BEGIN Information provided
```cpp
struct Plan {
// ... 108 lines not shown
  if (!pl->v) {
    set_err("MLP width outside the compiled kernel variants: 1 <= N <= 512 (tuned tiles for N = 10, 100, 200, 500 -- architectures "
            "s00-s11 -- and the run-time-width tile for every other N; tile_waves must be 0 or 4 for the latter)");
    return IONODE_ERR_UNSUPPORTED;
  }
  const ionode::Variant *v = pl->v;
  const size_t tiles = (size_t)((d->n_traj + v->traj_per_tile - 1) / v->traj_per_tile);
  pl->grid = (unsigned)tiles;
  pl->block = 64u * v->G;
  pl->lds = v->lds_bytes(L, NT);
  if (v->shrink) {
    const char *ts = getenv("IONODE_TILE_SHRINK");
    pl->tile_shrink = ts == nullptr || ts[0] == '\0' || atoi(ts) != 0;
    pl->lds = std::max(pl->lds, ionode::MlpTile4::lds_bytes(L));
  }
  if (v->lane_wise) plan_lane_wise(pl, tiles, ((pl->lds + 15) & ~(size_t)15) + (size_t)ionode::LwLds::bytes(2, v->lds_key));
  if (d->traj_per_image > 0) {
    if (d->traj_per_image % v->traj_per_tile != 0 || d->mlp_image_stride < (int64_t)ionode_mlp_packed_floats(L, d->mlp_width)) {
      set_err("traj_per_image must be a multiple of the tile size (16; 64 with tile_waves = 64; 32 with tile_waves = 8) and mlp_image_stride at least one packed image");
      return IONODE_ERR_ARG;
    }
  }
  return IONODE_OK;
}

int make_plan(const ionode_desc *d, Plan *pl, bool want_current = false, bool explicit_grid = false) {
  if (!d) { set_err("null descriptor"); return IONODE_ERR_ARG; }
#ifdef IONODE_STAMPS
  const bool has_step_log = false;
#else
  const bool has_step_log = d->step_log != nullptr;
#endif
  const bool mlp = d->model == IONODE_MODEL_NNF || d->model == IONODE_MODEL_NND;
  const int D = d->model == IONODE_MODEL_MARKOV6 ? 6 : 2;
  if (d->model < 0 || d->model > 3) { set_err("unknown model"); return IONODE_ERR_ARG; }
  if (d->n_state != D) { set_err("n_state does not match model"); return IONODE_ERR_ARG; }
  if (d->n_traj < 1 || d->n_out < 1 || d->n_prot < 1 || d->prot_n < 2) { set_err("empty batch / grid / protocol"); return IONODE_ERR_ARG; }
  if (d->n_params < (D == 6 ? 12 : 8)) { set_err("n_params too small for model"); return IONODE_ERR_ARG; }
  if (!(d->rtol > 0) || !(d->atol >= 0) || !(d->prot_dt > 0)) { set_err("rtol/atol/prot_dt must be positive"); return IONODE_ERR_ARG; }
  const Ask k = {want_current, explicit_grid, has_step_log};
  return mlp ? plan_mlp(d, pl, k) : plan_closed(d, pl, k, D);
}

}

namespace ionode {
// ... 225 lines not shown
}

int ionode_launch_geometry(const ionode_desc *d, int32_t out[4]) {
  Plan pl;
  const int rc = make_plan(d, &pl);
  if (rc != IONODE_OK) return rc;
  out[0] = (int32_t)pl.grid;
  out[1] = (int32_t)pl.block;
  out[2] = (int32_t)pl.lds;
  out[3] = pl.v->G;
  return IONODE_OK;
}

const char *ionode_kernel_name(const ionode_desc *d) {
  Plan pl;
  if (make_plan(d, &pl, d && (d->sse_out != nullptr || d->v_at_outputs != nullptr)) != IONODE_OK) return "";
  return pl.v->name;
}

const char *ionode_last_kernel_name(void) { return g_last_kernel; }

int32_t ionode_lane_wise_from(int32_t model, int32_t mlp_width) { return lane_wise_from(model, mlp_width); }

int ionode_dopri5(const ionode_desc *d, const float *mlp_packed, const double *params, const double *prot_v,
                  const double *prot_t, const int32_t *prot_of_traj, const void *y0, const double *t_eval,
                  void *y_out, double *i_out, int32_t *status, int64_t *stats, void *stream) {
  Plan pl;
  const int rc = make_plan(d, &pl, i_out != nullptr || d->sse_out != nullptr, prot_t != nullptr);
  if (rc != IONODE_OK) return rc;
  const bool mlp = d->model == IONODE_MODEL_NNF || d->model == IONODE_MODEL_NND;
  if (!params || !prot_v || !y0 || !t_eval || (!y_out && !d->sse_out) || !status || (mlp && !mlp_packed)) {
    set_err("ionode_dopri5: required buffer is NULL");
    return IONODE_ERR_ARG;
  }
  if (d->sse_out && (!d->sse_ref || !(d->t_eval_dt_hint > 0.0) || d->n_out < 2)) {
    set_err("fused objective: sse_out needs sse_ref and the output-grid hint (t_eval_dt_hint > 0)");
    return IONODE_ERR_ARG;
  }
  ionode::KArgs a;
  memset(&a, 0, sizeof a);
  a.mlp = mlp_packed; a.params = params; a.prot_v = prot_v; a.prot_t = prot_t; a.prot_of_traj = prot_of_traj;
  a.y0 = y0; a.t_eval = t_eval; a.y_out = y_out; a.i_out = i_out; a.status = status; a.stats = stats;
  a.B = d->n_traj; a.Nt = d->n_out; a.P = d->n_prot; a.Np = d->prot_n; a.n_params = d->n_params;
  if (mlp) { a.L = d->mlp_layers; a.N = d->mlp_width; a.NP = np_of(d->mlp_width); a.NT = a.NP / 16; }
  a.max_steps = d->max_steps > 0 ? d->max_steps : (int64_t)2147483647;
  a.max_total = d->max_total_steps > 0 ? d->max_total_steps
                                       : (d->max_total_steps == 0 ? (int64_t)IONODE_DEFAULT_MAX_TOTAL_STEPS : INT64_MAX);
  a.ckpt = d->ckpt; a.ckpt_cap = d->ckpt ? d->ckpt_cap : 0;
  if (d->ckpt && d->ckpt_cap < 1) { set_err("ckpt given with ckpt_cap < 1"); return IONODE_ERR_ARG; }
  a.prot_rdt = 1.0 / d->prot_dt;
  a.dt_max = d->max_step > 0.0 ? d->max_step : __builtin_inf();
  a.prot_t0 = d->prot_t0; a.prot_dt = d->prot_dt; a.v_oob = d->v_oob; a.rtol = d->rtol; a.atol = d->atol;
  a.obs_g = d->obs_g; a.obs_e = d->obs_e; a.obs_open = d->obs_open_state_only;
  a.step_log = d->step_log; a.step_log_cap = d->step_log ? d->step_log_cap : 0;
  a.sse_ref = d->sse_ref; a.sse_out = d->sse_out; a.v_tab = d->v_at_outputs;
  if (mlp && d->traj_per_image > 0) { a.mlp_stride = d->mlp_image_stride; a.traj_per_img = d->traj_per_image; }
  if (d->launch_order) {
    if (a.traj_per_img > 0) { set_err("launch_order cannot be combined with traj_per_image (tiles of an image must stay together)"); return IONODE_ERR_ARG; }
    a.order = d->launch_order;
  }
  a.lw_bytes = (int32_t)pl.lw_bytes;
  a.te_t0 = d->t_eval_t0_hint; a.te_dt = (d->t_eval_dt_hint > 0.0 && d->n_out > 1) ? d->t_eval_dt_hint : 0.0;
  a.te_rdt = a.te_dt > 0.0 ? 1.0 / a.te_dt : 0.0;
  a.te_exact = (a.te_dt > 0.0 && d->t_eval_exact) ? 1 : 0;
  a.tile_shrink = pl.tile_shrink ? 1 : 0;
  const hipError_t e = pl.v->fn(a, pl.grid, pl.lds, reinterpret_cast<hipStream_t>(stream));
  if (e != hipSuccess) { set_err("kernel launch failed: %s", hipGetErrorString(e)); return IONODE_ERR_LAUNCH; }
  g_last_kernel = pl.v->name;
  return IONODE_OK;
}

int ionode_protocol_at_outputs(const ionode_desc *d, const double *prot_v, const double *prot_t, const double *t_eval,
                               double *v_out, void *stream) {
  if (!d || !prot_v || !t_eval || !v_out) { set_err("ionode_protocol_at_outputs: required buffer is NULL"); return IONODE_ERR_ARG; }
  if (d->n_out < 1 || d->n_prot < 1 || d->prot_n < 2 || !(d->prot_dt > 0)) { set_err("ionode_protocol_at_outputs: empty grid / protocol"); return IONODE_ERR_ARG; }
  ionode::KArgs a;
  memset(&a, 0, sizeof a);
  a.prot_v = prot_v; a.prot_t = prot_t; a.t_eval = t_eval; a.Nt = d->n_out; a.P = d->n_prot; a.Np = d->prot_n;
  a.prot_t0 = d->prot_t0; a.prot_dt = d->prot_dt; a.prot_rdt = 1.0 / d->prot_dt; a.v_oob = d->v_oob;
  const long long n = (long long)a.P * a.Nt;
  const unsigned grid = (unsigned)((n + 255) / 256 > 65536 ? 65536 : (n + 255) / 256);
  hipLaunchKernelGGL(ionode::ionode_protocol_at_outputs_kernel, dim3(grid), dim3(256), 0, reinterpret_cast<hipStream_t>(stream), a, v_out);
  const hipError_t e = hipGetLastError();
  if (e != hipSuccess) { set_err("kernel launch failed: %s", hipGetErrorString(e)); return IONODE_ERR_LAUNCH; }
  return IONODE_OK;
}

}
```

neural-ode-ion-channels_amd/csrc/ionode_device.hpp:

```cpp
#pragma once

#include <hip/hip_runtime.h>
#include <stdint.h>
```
END Information provided
BEGIN Information provided
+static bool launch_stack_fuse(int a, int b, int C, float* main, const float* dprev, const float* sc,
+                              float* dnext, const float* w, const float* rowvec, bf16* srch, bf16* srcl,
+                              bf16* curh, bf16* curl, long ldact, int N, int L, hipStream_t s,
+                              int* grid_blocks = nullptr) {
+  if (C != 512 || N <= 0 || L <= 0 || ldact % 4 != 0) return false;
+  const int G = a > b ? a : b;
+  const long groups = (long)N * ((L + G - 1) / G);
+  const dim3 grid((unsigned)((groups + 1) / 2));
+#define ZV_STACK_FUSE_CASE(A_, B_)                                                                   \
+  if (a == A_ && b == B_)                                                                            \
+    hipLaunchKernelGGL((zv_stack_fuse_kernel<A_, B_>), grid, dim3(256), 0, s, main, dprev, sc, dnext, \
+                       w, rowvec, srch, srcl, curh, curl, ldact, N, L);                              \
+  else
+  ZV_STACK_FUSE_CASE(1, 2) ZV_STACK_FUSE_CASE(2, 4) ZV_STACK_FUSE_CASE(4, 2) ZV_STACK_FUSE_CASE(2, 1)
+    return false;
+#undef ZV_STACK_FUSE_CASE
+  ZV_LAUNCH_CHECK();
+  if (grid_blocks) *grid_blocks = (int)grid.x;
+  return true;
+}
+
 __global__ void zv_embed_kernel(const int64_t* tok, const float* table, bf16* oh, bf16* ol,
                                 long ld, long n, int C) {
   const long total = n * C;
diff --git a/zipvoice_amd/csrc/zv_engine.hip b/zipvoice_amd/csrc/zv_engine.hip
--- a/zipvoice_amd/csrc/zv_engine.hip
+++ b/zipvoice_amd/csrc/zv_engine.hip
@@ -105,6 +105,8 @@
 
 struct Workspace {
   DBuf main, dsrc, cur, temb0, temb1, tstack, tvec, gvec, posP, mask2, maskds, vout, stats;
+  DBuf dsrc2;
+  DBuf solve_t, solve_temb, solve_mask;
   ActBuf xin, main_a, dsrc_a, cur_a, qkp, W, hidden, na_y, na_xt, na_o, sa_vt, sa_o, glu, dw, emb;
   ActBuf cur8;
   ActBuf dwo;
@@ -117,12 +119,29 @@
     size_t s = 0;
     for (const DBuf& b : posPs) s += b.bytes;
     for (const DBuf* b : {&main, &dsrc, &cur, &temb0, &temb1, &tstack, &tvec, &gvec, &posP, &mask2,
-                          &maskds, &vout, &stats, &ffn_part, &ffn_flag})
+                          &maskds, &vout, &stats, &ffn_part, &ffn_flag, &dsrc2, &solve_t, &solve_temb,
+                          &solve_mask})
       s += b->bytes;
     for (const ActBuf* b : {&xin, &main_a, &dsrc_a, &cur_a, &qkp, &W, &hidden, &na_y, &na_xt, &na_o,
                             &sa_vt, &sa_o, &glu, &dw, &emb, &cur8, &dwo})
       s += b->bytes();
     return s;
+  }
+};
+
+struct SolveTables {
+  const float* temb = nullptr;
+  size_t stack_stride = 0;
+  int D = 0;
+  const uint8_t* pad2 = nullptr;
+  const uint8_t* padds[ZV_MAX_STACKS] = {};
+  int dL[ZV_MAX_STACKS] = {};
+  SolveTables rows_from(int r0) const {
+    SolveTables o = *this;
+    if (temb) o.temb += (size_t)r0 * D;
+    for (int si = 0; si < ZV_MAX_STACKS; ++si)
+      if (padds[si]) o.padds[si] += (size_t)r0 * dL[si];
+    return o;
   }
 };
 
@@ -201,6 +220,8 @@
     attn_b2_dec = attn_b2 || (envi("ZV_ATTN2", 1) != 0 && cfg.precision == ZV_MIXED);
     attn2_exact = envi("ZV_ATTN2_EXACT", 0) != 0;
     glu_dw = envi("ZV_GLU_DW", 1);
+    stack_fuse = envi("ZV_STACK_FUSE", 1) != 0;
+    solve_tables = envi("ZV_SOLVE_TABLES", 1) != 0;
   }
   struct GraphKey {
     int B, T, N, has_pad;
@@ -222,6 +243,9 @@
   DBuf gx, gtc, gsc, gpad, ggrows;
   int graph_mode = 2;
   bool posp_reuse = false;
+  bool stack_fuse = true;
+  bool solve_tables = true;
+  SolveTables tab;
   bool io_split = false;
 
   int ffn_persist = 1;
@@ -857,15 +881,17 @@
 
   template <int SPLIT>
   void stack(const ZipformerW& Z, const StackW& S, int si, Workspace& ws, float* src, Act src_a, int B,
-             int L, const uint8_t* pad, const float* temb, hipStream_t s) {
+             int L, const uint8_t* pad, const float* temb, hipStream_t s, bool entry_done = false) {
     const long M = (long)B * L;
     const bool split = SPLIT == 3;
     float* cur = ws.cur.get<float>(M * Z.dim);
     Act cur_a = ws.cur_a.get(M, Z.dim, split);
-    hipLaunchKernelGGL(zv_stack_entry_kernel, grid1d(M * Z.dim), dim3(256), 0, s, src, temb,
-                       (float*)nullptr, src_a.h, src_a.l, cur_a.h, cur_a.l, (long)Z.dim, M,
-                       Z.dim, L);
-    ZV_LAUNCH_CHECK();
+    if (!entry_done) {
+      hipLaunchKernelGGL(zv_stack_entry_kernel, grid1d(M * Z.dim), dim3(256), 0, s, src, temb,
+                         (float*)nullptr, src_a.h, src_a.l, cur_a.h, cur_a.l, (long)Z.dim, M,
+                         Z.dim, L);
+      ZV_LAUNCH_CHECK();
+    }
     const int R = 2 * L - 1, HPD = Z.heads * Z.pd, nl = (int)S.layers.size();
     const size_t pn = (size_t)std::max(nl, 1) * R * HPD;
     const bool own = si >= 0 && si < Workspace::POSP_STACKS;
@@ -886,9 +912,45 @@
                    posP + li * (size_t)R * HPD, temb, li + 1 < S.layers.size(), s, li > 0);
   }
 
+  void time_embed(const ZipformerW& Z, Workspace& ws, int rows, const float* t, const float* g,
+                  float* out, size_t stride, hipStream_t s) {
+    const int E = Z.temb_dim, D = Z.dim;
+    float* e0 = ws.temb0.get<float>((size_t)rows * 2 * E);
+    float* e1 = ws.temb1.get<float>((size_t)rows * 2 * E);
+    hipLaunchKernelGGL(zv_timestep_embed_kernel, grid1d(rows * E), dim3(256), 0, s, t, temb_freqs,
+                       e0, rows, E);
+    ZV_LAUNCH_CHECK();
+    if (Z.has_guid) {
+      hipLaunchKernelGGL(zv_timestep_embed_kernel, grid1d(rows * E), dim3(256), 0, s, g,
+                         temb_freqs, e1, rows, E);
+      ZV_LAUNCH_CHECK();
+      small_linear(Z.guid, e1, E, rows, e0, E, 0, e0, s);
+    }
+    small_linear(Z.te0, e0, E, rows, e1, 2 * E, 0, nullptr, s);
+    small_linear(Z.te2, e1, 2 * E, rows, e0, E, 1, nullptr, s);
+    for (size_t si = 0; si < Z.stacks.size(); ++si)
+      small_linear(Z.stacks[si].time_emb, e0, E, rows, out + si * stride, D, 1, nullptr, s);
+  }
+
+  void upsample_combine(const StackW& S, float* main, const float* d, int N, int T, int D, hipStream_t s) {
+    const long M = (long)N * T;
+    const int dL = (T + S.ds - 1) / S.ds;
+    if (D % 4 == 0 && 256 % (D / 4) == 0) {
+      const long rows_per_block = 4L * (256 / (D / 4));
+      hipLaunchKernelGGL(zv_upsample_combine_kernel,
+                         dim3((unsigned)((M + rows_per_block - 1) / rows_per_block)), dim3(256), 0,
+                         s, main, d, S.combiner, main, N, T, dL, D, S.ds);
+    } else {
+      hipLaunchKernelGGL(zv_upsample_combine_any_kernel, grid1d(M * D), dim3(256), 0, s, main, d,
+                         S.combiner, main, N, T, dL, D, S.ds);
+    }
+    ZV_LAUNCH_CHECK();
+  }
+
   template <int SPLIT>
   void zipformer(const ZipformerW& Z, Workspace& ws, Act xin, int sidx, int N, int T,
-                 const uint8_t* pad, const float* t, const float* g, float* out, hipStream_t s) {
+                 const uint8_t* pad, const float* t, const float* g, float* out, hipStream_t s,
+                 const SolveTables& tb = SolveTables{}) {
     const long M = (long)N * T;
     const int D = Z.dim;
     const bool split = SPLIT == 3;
END Information provided
Your goal:
Take exactly the lines from the one containing "< ZV_MAX_STACKS; ++si)" through the one containing "-886,9 +912,45 @@" in the data above, and output them with nothing added.

Written reply:
+    for (int si = 0; si < ZV_MAX_STACKS; ++si)
+      if (padds[si]) o.padds[si] += (size_t)r0 * dL[si];
+    return o;
   }
 };
 
@@ -201,6 +220,8 @@
     attn_b2_dec = attn_b2 || (envi("ZV_ATTN2", 1) != 0 && cfg.precision == ZV_MIXED);
     attn2_exact = envi("ZV_ATTN2_EXACT", 0) != 0;
     glu_dw = envi("ZV_GLU_DW", 1);
+    stack_fuse = envi("ZV_STACK_FUSE", 1) != 0;
+    solve_tables = envi("ZV_SOLVE_TABLES", 1) != 0;
   }
   struct GraphKey {
     int B, T, N, has_pad;
@@ -222,6 +243,9 @@
   DBuf gx, gtc, gsc, gpad, ggrows;
   int graph_mode = 2;
   bool posp_reuse = false;
+  bool stack_fuse = true;
+  bool solve_tables = true;
+  SolveTables tab;
   bool io_split = false;
 
   int ffn_persist = 1;
@@ -857,15 +881,17 @@
 
   template <int SPLIT>
   void stack(const ZipformerW& Z, const StackW& S, int si, Workspace& ws, float* src, Act src_a, int B,
-             int L, const uint8_t* pad, const float* temb, hipStream_t s) {
+             int L, const uint8_t* pad, const float* temb, hipStream_t s, bool entry_done = false) {
     const long M = (long)B * L;
     const bool split = SPLIT == 3;
     float* cur = ws.cur.get<float>(M * Z.dim);
     Act cur_a = ws.cur_a.get(M, Z.dim, split);
-    hipLaunchKernelGGL(zv_stack_entry_kernel, grid1d(M * Z.dim), dim3(256), 0, s, src, temb,
-                       (float*)nullptr, src_a.h, src_a.l, cur_a.h, cur_a.l, (long)Z.dim, M,
-                       Z.dim, L);
-    ZV_LAUNCH_CHECK();
+    if (!entry_done) {
+      hipLaunchKernelGGL(zv_stack_entry_kernel, grid1d(M * Z.dim), dim3(256), 0, s, src, temb,
+                         (float*)nullptr, src_a.h, src_a.l, cur_a.h, cur_a.l, (long)Z.dim, M,
+                         Z.dim, L);
+      ZV_LAUNCH_CHECK();
+    }
     const int R = 2 * L - 1, HPD = Z.heads * Z.pd, nl = (int)S.layers.size();
     const size_t pn = (size_t)std::max(nl, 1) * R * HPD;
     const bool own = si >= 0 && si < Workspace::POSP_STACKS;
@@ -886,9 +912,45 @@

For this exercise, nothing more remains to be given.